[Collected data]

##############################

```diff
@@ -819,14 +706,24 @@
   CUtensorMap a, b, p;
 };
 
-template <int BN, bool MN, int GATHER, int CG, int MT = 1, int EPW = 8, bool SUB32 = false>
+constexpr int MAX_DEVICES = 64;
+
+int env_int(const char* name, int dflt) {
+  const char* e = getenv(name);
+  return e ? atoi(e) : dflt;
+}
+
+template <int BN, bool MN, int GATHER, int CG, int MT = 1, int EPW = 8>
 int launch(const Maps& m, const TcParams& p, cudaStream_t stream) {
-  const size_t smem = smem_plan(BN, BN / CG, p.stages, p.smem_epi != 0, MT, EPW, SUB32).total;
+  const size_t smem = smem_plan(BN, BN / CG, p.stages, p.smem_epi != 0, MT, EPW).total;
   CSG_REQUIRE(smem <= SMEM_LIMIT, "gemm_tc: shared-memory plan of %zu bytes exceeds the limit", smem);
-  static bool configured = false;
-  if (!configured) {
-    CSG_CUDA(cudaFuncSetAttribute(gemm_tc_kernel<BN, MN, GATHER, CG, MT, EPW, SUB32>, cudaFuncAttributeMaxDynamicSharedMemorySize, (int)SMEM_LIMIT));
-    configured = true;
+  static bool configured[MAX_DEVICES] = {};
+  int dev = 0;
+  CSG_CUDA(cudaGetDevice(&dev));
+  CSG_REQUIRE(dev < MAX_DEVICES, "gemm_tc: device %d out of range", dev);
+  if (!configured[dev]) {
+    CSG_CUDA(cudaFuncSetAttribute(gemm_tc_kernel<BN, MN, GATHER, CG, MT, EPW>, cudaFuncAttributeMaxDynamicSharedMemorySize, (int)SMEM_LIMIT));
+    configured[dev] = true;
   }
   const int tiles = p.m_tiles * p.n_tiles * p.splits;
   const int nthreads = 64 + EPW * 32 + (GATHER != G_NONE ? GATHER_WARPS * 32 : 0);
@@ -842,7 +739,7 @@
     attr[0].id = cudaLaunchAttributeProgrammaticStreamSerialization;
     attr[0].val.programmaticStreamSerializationAllowed = 1;
     cfg.attrs = attr; cfg.numAttrs = 1;
-    CSG_CUDA(cudaLaunchKernelEx(&cfg, gemm_tc_kernel<BN, MN, GATHER, CG, MT, EPW, SUB32>, m.a, m.b, m.p, p));
+    CSG_CUDA(cudaLaunchKernelEx(&cfg, gemm_tc_kernel<BN, MN, GATHER, CG, MT, EPW>, m.a, m.b, m.p, p));
   } else {
     const int pairs = csg_num_sms() / 2;
     cudaLaunchConfig_t cfg;
@@ -857,19 +754,19 @@
     attr[1].id = cudaLaunchAttributeProgrammaticStreamSerialization;
     attr[1].val.programmaticStreamSerializationAllowed = 1;
     cfg.attrs = attr; cfg.numAttrs = 2;
-    CSG_CUDA(cudaLaunchKernelEx(&cfg, gemm_tc_kernel<BN, MN, GATHER, CG, MT, EPW, SUB32>, m.a, m.b, m.p, p));
+    CSG_CUDA(cudaLaunchKernelEx(&cfg, gemm_tc_kernel<BN, MN, GATHER, CG, MT, EPW>, m.a, m.b, m.p, p));
   }
   CSG_CHECK_LAUNCH("csg_gemm_bf16");
   return 0;
 }
 
-template <bool MN, int GATHER, int CG, int EPW = 8, bool SUB32 = false>
+template <bool MN, int GATHER, int CG, int EPW = 8>
 int launch_bn(int BN, const Maps& m, const TcParams& p, cudaStream_t stream) {
   switch (BN) {
-    case 64: return launch<64, MN, GATHER, CG, 1, EPW, SUB32>(m, p, stream);
-    case 128: return launch<128, MN, GATHER, CG, 1, EPW, SUB32>(m, p, stream);
-    case 192: return launch<192, MN, GATHER, CG, 1, EPW, SUB32>(m, p, stream);
-    case 256: return launch<256, MN, GATHER, CG, 1, EPW, SUB32>(m, p, stream);
+    case 64: return launch<64, MN, GATHER, CG, 1, EPW>(m, p, stream);
+    case 128: return launch<128, MN, GATHER, CG, 1, EPW>(m, p, stream);
+    case 192: return launch<192, MN, GATHER, CG, 1, EPW>(m, p, stream);
+    case 256: return launch<256, MN, GATHER, CG, 1, EPW>(m, p, stream);
   }
   csg_set_error("gemm_tc: unsupported BLOCK_N %d", BN);
   return 1;
@@ -971,7 +868,8 @@
   CSG_REQUIRE(!p.g_pidx || g_npred > 0, "gemm_bf16: g_pidx needs the row count of the predicate table");
   p.g_rows = mn_major ? K : M;
   p.a_f16 = formats & 1; p.b_f16 = (formats >> 1) & 1; p.c_f16 = (formats >> 2) & 1;
-  { const char* dbg = getenv("CSG_GEMM_DEBUG"); p.debug = dbg ? atoi(dbg) : 0; }
+  static const int debug = env_int("CSG_GEMM_DEBUG", 0);
+  p.debug = debug;
   if (gather) {
     CSG_REQUIRE(g_obj && g_pred && g_sidx && g_oidx && g_nobj > 0, "gemm_bf16: gather sources missing");
     CSG_REQUIRE(g_din % 64 == 0 && g_dp % 64 == 0 && g_ldp % 8 == 0, "gemm_bf16: gather dims must be multiples of 64");
@@ -986,9 +884,6 @@
                     (g_pair_mode == 1 || (g_pair_mode < 0 && M >= 2 * BLOCK_M * csg_num_sms() && K >= 1024));
   const int CG = pair ? 2 : 1;
   const int epw = 8;
-  bool sub32 = !mn_major && gather == 1;
-  { const char* e = getenv("CSG_GEMM_EPI");
-    if (e && !mn_major) sub32 = !strcmp(e, "8x32"); }
   p.m_tiles = csg_div_up(M, BLOCK_M * CG * MT);
   p.n_tiles = csg_div_up(N, BN);
   p.kb_total = csg_div_up(K, BLOCK_K);
@@ -1009,12 +904,13 @@
       if (int rc = make_map(&maps.a, A, K, M, (uint64_t)lda * 2, BLOCK_M)) return rc;
     }
     if (int rc = make_map(&maps.b, B, K, N, (uint64_t)ldb * 2, BN / CG)) return rc;
-    p.smem_epi = (!out_f32 && (reinterpret_cast<uintptr_t>(C) & 15) == 0 &&
-                  (!mask_aux || (reinterpret_cast<uintptr_t>(mask_aux) & 15) == 0)) ? 1 : 0;
+    p.smem_epi = (!out_f32 && (reinterpret_cast<uintptr_t>(C) & 31) == 0 && ldc % 16 == 0 &&
+                  (!mask_aux || ((reinterpret_cast<uintptr_t>(mask_aux) & 31) == 0 && ld_aux % 16 == 0))) ? 1 : 0;
     int best_s = 0;
     for (int st = (pair ? 6 : 5); st >= 2 && !best_s; --st)
-      if (smem_plan(BN, BN / CG, st, p.smem_epi != 0, 1, epw, sub32).total <= SMEM_LIMIT) best_s = st;
-    { const char* e = getenv("CSG_GEMM_STAGES"); if (e && atoi(e) >= 3 && atoi(e) < best_s) best_s = atoi(e); }
+      if (smem_plan(BN, BN / CG, st, p.smem_epi != 0, 1, epw).total <= SMEM_LIMIT) best_s = st;
+    static const int stages_cap = env_int("CSG_GEMM_STAGES", 0);
+    if (stages_cap >= 3 && stages_cap < best_s) best_s = stages_cap;
     CSG_REQUIRE(best_s > 0, "gemm_bf16: no shared-memory plan fits BN=%d", BN);
     p.stages = best_s;
   } else {
@@ -1035,7 +931,7 @@
       if (int rc = make_map(&maps.b, B, N, K, (uint64_t)ldb * 2, 64)) return rc;
     }
     p.stages = 5;
-    while (p.stages > 2 && smem_plan(BN, BN, p.stages, false, MT, 8, false).total > SMEM_LIMIT) --p.stages;
+    while (p.stages > 2 && smem_plan(BN, BN, p.stages, false, MT, 8).total > SMEM_LIMIT) --p.stages;
     CSG_REQUIRE(MT == 1 || p.m_tiles * p.n_tiles * p.splits <= csg_num_sms(),
                 "gemm_bf16: the multi-accumulator weight-gradient kernel needs one work item per CTA");
   }
@@ -1051,11 +947,9 @@
   }
   int rc;
   if (!mn_major && pair)
-    rc = gather == 1 ? (sub32 ? launch_bn<false, G_A, 2, 8, true>(BN, maps, p, stream) : launch_bn<false, G_A, 2>(BN, maps, p, stream))
-                     : (sub32 ? launch_bn<false, G_NONE, 2, 8, true>(BN, maps, p, stream) : launch_bn<false, G_NONE, 2>(BN, maps, p, stream));
+    rc = gather == 1 ? launch_bn<false, G_A, 2>(BN, maps, p, stream) : launch_bn<false, G_NONE, 2>(BN, maps, p, stream);
   else if (!mn_major)
-    rc = gather == 1 ? (sub32 ? launch_bn<false, G_A, 1, 8, true>(BN, maps, p, stream) : launch_bn<false, G_A, 1>(BN, maps, p, stream))
-                     : (sub32 ? launch_bn<false, G_NONE, 1, 8, true>(BN, maps, p, stream) : launch_bn<false, G_NONE, 1>(BN, maps, p, stream));
+    rc = gather == 1 ? launch_bn<false, G_A, 1>(BN, maps, p, stream) : launch_bn<false, G_NONE, 1>(BN, maps, p, stream);
   else if (MT == GB_MT) rc = launch<128, true, G_B, 1, GB_MT>(maps, p, stream);
   else rc = gather == 2 ? launch_bn<true, G_B, 1>(BN, maps, p, stream) : launch_bn<true, G_NONE, 1>(BN, maps, p, stream);
   if (rc) return rc;
```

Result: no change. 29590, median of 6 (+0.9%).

##############################

- _TASK_: All lines of the records above that contain the word "while" are to be copied out.

- _ANSWER SECTION_:
-    while (p.stages > 2 && smem_plan(BN, BN, p.stages, false, MT, 8, false).total > SMEM_LIMIT) --p.stages;
+    while (p.stages > 2 && smem_plan(BN, BN, p.stages, false, MT, 8).total > SMEM_LIMIT) --p.stages;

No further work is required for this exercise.